第七幕目 銀と金

 ——甲——

 神社から走り去った宗歩を見つけるために、菱湖りょうこは市中を探し歩いていた。

 宗歩が立ち寄りそうな茶屋、菓子屋を軒並み覗いていく。

 が、姿かたちはどこにもなく、菱湖は途方に暮れて道端に佇んでいた。


「お師匠様……一体どこに……」


 その手には宗歩が落としたかんざしがひとつ。

 刻限はすでに昼過ぎとなっていた。

 ひょっとしたら、もう屋敷に戻っているのかもしれない。


 菱湖はいったん屋敷に戻ってみるかと考え、振り向き歩き出す。

 朝から歩き通しであったが一向に疲れを感じることはなかった。

 日ましに頑強になっていく自分の身体に、菱湖はただ驚いていた。

 小林家に養子に入った頃は、しょっちゅう熱を出して養母を困らせたものなのに。


 ——お前の名は、これから菱湖だよ。

 ——りょう……こ?

 ——そう。菱湖、八犬伝を知ってるかい?

 ——ううん。

 ——この物語の主人公はね。

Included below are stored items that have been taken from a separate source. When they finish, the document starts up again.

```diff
@@ -406,10 +454,11 @@
                 post_t[nt] = *reinterpret_cast<const f32x4 *>(a.post_shift + oc);
             }
         }
-        conv_3x3(is_b ? L::Y_OFF : L::X_OFF);
-        if (!is_b) epilogue(L::Y_OFF, YES, NO, NO);
-        else if (layer != layers) epilogue(L::X_OFF, YES, YES, NO);
-        else epilogue(L::X_OFF, YES, YES, YES);
+        conv_3x3(is_b ? L::Y_OFF : L::X_OFF, layer + 1);
+        constexpr std::integral_constant<int, LINES ? N0_EARLY : -1> EARLY{};
+        if (!is_b) epilogue(L::Y_OFF, YES, NO, NO, EARLY);
+        else if (layer != layers) epilogue(L::X_OFF, YES, YES, NO, EARLY);
+        else epilogue(L::X_OFF, YES, YES, YES, EARLY);
         __syncthreads();
     }
 
@@ -474,12 +523,12 @@
         init_acc();
         fetch_bias(layers + 5);
         conv_1x1(L::X_OFF);
-        epilogue(L::Y_OFF, NO, NO, NO);
+        epilogue(L::Y_OFF, NO, NO, NO, ALL_TILES);
 
         init_acc();
         conv_1x1(L::X_OFF);
         __syncthreads();
-        epilogue(L::X_OFF, NO, NO, NO);
+        epilogue(L::X_OFF, NO, NO, NO, ALL_TILES);
         __syncthreads();
 
         {
```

ひ弱だったから女の恰好で育てられたんだよ。

 ——そうなの?

 ——ああ、お前も信乃しの様のように、どうか元気に育っておくれ。


 養母のあの優しい顔を、菱湖は今も忘れられないでいる。

 血の繋がっていない親子だったが、本当に大切に育ててもらったと思う。

 水無瀬、玉枝、錦旗も自分のことを温かく迎えてくれたし。


 自分は本当に幸せ者だ——


 それに比べて——


 東伯齋が初めて小林家にやって来た時のことを、菱湖は今も鮮明に覚えている。


「お前たち。この男はな、儂の遠縁にあたる者で、名を小林東四郎という」


 養父が座敷に並んで座っている四姉妹に向かって、いきなりそう言ったのだ。

 その養父の隣には、見知らぬ薄汚い恰好の中年男が座っていた。

 身体はひどく痩せて、目が異常にギラギラしていて、薄気味が悪かった。

 養父の話によると、年は三十をゆうに超えているらしい。

 なによりも商家の人間とは全く違う、堅気でないうさん臭さを全身からかもし出していた。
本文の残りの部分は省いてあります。